> TASK TO COMPLETE:
Pull every line that includes the word "constexpr" out of the data below and copy it.

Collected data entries
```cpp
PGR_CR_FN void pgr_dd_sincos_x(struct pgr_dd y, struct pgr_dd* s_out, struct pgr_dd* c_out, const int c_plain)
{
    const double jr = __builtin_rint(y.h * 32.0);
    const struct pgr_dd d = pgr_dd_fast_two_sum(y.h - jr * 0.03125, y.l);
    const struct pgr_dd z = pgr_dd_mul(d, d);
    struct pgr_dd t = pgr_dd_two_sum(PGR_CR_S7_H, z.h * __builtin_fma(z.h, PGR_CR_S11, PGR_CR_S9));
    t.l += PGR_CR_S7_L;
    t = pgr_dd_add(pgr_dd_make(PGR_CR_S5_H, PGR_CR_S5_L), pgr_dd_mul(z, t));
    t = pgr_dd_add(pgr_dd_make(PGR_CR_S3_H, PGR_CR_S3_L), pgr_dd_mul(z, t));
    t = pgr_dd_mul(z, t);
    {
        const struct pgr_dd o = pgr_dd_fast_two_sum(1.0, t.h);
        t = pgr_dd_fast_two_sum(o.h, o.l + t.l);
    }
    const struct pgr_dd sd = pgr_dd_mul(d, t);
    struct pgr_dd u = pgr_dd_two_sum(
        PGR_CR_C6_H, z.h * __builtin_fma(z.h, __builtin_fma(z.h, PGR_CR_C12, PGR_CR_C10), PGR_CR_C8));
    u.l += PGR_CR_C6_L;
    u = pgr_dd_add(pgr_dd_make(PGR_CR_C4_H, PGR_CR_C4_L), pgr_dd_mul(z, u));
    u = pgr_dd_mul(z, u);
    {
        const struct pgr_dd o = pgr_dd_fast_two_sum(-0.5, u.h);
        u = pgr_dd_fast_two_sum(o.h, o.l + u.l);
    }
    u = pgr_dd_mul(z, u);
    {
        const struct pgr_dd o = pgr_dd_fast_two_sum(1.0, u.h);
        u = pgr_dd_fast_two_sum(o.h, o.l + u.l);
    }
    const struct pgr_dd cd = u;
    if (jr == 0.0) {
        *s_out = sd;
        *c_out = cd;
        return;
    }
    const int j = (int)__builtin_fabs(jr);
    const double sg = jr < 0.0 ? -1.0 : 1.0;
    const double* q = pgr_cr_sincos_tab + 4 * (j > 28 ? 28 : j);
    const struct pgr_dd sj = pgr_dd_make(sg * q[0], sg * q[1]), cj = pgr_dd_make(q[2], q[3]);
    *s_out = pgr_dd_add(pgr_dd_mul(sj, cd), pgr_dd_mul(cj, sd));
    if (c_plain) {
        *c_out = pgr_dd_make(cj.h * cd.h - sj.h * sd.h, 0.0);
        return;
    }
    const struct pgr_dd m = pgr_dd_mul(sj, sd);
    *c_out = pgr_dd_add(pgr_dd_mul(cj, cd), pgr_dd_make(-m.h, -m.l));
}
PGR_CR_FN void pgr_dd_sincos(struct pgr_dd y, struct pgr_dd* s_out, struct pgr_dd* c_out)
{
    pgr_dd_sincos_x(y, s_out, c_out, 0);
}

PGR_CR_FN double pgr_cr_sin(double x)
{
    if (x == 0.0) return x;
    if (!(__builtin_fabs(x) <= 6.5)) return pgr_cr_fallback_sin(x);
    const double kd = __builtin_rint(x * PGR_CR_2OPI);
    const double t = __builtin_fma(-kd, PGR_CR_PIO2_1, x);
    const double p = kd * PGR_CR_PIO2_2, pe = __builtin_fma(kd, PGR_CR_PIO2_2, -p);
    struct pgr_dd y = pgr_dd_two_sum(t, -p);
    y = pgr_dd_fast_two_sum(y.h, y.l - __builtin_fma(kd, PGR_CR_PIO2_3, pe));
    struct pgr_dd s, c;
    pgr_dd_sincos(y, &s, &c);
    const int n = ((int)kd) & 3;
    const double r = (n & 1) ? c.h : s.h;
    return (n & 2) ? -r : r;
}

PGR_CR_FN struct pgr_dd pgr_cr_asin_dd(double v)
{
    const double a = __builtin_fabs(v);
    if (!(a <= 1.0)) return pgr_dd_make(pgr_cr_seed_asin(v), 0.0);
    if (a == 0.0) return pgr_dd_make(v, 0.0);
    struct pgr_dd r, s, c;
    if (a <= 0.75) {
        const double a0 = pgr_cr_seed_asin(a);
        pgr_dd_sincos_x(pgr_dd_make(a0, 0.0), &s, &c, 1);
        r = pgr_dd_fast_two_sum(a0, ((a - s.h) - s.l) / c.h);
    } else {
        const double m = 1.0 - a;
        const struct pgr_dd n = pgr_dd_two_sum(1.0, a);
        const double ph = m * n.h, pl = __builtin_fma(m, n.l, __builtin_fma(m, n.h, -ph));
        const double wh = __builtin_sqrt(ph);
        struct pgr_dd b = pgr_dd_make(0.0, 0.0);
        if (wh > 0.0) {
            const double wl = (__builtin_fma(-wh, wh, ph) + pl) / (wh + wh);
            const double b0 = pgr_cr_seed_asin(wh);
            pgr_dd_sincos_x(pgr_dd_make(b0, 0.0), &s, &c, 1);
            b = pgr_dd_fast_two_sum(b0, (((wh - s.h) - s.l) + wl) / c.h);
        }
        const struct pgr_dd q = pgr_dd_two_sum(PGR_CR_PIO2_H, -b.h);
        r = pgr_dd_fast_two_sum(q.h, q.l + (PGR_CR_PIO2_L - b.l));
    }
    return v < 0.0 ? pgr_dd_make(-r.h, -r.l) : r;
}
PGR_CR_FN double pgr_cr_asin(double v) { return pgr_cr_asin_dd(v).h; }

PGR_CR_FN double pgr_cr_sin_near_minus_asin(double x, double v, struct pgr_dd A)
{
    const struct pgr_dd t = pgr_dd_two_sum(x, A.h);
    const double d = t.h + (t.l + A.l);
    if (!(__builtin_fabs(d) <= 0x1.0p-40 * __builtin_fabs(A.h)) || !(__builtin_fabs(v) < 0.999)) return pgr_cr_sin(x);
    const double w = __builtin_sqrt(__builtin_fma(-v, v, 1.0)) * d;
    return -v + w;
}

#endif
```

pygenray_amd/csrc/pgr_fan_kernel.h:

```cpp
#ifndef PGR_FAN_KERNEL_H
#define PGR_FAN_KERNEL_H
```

* * *

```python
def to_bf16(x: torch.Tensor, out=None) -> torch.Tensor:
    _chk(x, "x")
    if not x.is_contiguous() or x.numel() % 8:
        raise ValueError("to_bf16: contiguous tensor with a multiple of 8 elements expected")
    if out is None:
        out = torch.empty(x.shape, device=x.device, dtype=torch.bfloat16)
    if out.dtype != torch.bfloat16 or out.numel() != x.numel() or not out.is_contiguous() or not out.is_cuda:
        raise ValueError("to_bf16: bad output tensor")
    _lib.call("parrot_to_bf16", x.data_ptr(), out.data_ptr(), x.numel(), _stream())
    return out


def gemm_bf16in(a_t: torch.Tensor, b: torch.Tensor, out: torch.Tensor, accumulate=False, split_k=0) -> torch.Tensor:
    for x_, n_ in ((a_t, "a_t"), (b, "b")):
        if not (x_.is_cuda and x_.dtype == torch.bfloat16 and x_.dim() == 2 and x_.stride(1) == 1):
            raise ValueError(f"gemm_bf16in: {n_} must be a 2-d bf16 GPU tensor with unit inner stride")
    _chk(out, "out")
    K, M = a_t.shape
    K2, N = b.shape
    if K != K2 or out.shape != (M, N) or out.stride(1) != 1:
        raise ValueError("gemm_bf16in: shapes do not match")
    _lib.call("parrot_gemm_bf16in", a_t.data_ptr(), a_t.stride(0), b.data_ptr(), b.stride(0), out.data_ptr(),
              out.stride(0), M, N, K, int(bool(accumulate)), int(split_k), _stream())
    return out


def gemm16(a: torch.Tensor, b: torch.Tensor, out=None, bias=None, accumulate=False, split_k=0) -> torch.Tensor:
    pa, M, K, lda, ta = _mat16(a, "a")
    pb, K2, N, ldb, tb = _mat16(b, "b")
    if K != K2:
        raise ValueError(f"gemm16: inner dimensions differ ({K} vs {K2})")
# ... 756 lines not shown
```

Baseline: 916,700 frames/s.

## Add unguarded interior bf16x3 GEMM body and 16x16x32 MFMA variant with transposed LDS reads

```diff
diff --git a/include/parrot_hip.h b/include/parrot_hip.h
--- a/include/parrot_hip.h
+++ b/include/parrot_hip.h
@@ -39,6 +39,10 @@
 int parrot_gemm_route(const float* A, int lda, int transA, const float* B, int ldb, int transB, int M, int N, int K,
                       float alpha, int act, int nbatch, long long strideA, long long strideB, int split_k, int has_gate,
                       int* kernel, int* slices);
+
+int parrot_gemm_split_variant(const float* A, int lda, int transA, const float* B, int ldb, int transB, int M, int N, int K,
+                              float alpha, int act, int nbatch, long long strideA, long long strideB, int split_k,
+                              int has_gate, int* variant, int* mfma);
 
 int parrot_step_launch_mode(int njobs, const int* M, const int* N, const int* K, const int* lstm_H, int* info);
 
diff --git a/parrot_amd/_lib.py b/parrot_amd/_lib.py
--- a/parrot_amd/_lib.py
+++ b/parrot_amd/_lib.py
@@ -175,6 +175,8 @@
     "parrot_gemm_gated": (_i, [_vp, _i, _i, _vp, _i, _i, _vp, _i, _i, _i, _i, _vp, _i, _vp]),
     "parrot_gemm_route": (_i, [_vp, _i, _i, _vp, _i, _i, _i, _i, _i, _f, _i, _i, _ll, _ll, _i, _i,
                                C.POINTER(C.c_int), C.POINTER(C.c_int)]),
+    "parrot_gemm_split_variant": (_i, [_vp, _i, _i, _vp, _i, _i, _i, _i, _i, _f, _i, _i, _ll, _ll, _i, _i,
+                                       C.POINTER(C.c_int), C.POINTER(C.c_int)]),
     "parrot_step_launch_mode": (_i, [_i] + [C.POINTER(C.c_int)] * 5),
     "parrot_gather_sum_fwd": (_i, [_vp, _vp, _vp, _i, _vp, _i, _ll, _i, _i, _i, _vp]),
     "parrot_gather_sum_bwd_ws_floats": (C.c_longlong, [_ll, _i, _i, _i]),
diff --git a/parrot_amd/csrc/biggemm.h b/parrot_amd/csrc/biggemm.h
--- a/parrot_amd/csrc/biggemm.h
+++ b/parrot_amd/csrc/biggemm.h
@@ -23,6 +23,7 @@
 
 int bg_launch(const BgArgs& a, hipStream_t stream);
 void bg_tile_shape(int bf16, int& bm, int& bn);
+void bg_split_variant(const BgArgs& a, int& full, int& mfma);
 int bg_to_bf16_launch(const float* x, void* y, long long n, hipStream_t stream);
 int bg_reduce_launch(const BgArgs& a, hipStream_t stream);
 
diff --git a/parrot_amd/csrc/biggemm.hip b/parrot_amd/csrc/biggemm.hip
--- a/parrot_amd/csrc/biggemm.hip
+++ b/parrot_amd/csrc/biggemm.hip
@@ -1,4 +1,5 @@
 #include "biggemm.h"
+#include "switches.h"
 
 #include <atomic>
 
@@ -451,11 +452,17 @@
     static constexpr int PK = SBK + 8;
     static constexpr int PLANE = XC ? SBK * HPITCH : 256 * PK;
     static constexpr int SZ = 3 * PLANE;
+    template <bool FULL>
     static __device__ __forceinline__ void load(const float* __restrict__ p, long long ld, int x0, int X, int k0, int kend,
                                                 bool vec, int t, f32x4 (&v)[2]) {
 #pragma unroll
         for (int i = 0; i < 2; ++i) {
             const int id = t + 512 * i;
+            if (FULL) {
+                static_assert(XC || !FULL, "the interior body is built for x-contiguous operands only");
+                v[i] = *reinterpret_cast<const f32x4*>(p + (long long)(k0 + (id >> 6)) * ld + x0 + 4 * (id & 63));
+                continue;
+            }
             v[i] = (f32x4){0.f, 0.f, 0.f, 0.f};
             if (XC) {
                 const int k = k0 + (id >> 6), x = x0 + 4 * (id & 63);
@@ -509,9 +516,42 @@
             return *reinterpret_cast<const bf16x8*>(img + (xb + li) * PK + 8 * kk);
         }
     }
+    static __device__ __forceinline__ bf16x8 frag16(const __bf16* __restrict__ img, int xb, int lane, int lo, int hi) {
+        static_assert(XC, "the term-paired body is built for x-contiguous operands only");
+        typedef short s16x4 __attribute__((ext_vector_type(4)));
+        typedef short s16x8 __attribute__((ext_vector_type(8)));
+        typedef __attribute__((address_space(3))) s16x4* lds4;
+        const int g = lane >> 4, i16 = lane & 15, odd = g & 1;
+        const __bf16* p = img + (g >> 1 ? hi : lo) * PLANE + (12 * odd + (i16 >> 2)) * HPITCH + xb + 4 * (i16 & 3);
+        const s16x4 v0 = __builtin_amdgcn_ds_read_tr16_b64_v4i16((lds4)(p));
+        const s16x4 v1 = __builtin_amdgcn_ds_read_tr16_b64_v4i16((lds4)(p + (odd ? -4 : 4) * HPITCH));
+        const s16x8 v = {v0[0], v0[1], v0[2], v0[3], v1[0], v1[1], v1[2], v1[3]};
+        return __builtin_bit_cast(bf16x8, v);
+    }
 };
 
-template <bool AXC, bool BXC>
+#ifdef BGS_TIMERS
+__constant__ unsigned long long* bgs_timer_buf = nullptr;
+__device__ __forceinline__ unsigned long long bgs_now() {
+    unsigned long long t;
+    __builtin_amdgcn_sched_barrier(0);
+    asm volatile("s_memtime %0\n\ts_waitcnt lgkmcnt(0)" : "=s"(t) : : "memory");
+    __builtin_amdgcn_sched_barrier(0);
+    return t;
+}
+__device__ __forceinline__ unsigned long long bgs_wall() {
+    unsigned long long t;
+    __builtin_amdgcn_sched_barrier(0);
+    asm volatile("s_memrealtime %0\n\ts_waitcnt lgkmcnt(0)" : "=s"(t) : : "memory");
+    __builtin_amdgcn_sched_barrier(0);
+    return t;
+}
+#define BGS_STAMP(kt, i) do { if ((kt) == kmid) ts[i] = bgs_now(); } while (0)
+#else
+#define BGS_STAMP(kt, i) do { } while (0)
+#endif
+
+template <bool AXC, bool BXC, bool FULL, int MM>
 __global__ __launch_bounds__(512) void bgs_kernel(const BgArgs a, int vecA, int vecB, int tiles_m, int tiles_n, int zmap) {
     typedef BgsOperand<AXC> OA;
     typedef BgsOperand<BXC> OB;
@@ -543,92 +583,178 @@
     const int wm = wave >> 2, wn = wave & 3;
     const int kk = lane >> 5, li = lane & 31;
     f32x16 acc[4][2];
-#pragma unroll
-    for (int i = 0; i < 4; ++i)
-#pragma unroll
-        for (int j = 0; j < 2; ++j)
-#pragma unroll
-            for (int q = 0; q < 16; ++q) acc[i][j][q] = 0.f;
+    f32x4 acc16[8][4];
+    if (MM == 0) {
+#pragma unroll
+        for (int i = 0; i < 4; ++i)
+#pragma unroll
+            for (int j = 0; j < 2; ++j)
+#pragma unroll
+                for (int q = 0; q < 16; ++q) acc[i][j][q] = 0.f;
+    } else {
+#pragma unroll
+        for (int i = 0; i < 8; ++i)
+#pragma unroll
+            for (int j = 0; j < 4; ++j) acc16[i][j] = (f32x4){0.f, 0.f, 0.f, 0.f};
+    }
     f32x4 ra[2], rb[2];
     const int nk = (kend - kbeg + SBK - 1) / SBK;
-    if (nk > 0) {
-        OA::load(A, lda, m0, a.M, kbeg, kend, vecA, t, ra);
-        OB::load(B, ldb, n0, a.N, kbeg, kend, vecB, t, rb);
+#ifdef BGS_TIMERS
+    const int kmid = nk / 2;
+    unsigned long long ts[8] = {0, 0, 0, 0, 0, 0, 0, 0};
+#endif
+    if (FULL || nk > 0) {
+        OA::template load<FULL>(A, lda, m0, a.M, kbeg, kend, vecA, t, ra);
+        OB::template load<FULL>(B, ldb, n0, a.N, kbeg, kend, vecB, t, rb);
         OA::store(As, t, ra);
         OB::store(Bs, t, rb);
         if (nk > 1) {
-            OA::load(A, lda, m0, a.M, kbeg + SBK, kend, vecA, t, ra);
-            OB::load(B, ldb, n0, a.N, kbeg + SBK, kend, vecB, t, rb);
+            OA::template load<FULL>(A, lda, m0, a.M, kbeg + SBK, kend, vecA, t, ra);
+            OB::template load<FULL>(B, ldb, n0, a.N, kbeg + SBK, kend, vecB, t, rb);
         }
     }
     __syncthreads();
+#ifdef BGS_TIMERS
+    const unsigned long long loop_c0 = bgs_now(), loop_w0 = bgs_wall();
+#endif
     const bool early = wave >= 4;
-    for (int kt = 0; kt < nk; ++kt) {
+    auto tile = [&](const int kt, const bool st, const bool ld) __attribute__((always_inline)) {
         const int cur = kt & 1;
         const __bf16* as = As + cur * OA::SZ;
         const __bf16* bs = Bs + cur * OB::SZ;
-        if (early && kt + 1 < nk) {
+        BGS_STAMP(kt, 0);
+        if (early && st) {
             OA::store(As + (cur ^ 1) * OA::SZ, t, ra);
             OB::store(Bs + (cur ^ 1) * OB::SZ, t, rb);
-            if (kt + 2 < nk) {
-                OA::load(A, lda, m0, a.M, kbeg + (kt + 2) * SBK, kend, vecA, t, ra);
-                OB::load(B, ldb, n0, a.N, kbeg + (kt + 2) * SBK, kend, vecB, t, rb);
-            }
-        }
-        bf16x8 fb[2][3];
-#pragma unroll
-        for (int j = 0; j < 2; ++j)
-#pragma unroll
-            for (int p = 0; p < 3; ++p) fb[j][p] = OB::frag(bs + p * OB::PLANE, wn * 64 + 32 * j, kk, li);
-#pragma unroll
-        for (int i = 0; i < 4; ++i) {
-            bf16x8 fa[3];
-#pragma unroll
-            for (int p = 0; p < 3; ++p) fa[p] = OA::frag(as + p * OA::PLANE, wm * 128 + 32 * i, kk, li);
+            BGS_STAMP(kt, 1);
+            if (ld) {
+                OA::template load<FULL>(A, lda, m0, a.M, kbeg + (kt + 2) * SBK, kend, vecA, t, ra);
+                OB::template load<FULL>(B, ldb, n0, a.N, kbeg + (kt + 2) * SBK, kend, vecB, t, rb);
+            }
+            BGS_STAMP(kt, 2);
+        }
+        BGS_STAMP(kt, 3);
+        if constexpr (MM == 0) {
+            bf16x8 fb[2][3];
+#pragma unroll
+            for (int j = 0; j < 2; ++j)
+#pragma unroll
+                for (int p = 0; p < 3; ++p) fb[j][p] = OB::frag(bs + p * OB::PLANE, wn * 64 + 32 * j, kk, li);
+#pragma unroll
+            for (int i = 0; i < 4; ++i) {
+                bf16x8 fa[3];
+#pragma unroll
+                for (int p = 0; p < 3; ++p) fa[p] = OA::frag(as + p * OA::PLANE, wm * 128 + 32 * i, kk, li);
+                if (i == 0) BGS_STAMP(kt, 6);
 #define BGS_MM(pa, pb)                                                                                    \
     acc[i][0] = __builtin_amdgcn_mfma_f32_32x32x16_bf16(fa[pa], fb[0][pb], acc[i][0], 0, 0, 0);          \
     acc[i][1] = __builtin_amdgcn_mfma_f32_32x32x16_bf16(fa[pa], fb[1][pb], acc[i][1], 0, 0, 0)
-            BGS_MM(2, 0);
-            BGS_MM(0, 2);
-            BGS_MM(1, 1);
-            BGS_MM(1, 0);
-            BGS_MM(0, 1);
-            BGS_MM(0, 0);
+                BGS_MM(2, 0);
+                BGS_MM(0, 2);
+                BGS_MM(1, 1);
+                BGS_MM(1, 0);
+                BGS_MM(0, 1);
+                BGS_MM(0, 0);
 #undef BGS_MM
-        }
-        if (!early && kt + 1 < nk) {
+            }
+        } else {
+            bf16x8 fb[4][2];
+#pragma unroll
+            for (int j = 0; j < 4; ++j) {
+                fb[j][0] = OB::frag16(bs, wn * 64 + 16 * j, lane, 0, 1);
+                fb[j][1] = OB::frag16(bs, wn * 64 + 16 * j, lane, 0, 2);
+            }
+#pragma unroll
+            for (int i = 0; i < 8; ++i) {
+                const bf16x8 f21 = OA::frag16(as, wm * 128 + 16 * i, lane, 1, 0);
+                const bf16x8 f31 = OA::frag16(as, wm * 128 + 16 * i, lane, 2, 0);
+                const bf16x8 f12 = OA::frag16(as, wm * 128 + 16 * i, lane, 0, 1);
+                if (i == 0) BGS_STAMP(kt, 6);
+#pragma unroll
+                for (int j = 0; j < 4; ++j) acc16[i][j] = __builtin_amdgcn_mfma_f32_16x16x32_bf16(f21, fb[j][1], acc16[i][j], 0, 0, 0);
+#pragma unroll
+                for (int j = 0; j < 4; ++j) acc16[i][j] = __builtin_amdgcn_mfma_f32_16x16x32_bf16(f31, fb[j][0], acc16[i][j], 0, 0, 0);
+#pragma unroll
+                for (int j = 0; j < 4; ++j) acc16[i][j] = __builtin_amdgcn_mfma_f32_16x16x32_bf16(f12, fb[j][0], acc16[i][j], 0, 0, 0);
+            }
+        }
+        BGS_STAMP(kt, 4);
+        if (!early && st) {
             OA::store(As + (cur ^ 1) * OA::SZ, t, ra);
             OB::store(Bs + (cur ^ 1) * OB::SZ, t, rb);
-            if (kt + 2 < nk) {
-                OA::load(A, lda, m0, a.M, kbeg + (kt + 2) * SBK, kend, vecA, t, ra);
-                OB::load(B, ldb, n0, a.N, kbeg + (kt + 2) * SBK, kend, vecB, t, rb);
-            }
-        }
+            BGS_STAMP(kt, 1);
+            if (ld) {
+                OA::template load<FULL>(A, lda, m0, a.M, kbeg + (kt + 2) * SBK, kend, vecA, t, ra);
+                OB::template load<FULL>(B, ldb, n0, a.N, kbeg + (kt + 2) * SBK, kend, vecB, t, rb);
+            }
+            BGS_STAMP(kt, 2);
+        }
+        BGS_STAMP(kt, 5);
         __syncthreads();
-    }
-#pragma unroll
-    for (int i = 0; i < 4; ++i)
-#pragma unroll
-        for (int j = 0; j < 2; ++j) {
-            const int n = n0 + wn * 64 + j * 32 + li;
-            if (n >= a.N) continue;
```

> EXPECTED ANSWER:
     static constexpr int PK = SBK + 8;
     static constexpr int PLANE = XC ? SBK * HPITCH : 256 * PK;
     static constexpr int SZ = 3 * PLANE;
+        if constexpr (MM == 0) {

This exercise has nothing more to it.